[[ Data in this exercise, beginning ]]

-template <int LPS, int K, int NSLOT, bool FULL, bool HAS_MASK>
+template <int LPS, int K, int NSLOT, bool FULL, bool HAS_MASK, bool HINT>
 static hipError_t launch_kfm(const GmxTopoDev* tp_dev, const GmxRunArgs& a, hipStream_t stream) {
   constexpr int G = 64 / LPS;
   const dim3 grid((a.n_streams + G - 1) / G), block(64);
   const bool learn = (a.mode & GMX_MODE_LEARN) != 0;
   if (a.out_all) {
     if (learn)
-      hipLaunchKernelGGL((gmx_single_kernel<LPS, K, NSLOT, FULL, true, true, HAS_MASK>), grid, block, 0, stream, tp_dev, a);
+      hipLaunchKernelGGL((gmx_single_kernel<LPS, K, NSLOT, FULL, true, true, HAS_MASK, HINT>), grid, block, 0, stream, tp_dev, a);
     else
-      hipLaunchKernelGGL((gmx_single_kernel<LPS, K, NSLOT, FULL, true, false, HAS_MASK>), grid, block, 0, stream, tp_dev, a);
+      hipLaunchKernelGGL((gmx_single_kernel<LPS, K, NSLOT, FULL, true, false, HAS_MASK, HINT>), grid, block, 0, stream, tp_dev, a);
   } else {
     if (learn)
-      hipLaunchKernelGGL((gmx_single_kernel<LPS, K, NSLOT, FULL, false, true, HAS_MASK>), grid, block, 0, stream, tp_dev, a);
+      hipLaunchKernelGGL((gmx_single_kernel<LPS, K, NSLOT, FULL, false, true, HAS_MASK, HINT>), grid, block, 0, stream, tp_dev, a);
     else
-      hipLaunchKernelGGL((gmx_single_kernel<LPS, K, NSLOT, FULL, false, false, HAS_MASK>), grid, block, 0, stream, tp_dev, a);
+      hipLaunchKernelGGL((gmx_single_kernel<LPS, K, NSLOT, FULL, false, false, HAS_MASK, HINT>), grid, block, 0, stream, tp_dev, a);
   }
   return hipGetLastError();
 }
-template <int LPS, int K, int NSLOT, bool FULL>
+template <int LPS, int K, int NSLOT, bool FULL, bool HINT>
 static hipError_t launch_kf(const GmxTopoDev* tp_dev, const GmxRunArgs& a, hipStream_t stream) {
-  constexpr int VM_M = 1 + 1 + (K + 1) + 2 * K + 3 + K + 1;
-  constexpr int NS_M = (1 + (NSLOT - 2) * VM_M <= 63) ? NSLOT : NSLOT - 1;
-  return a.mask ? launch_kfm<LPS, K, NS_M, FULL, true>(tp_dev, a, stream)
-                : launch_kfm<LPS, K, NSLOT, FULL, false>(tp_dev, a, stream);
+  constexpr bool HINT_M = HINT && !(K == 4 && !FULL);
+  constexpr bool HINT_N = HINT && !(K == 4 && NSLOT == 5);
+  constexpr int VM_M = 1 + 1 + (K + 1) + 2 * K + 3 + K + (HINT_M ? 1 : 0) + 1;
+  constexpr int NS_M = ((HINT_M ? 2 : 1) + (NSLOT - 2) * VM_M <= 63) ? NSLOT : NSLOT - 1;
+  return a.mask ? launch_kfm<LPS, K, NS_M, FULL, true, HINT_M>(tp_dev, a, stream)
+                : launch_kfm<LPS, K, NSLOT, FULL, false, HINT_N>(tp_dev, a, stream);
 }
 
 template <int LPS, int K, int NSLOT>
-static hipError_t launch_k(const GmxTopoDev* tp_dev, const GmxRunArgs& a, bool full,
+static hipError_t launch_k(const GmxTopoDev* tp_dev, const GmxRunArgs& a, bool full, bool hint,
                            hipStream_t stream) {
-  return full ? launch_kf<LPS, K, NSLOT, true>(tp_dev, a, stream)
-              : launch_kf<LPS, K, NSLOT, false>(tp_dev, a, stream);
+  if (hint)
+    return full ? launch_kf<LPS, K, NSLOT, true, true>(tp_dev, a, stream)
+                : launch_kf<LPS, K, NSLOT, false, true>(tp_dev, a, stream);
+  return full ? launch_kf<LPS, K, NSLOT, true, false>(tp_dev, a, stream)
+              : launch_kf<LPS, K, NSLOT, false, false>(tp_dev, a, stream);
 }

[[ Data in this exercise, end ]]

#### Exercise details
Among the entries above, find every line holding "template" and copy it.

#### Response
-template <int LPS, int K, int NSLOT, bool FULL, bool HAS_MASK>
+template <int LPS, int K, int NSLOT, bool FULL, bool HAS_MASK, bool HINT>
-template <int LPS, int K, int NSLOT, bool FULL>
+template <int LPS, int K, int NSLOT, bool FULL, bool HINT>
 template <int LPS, int K, int NSLOT>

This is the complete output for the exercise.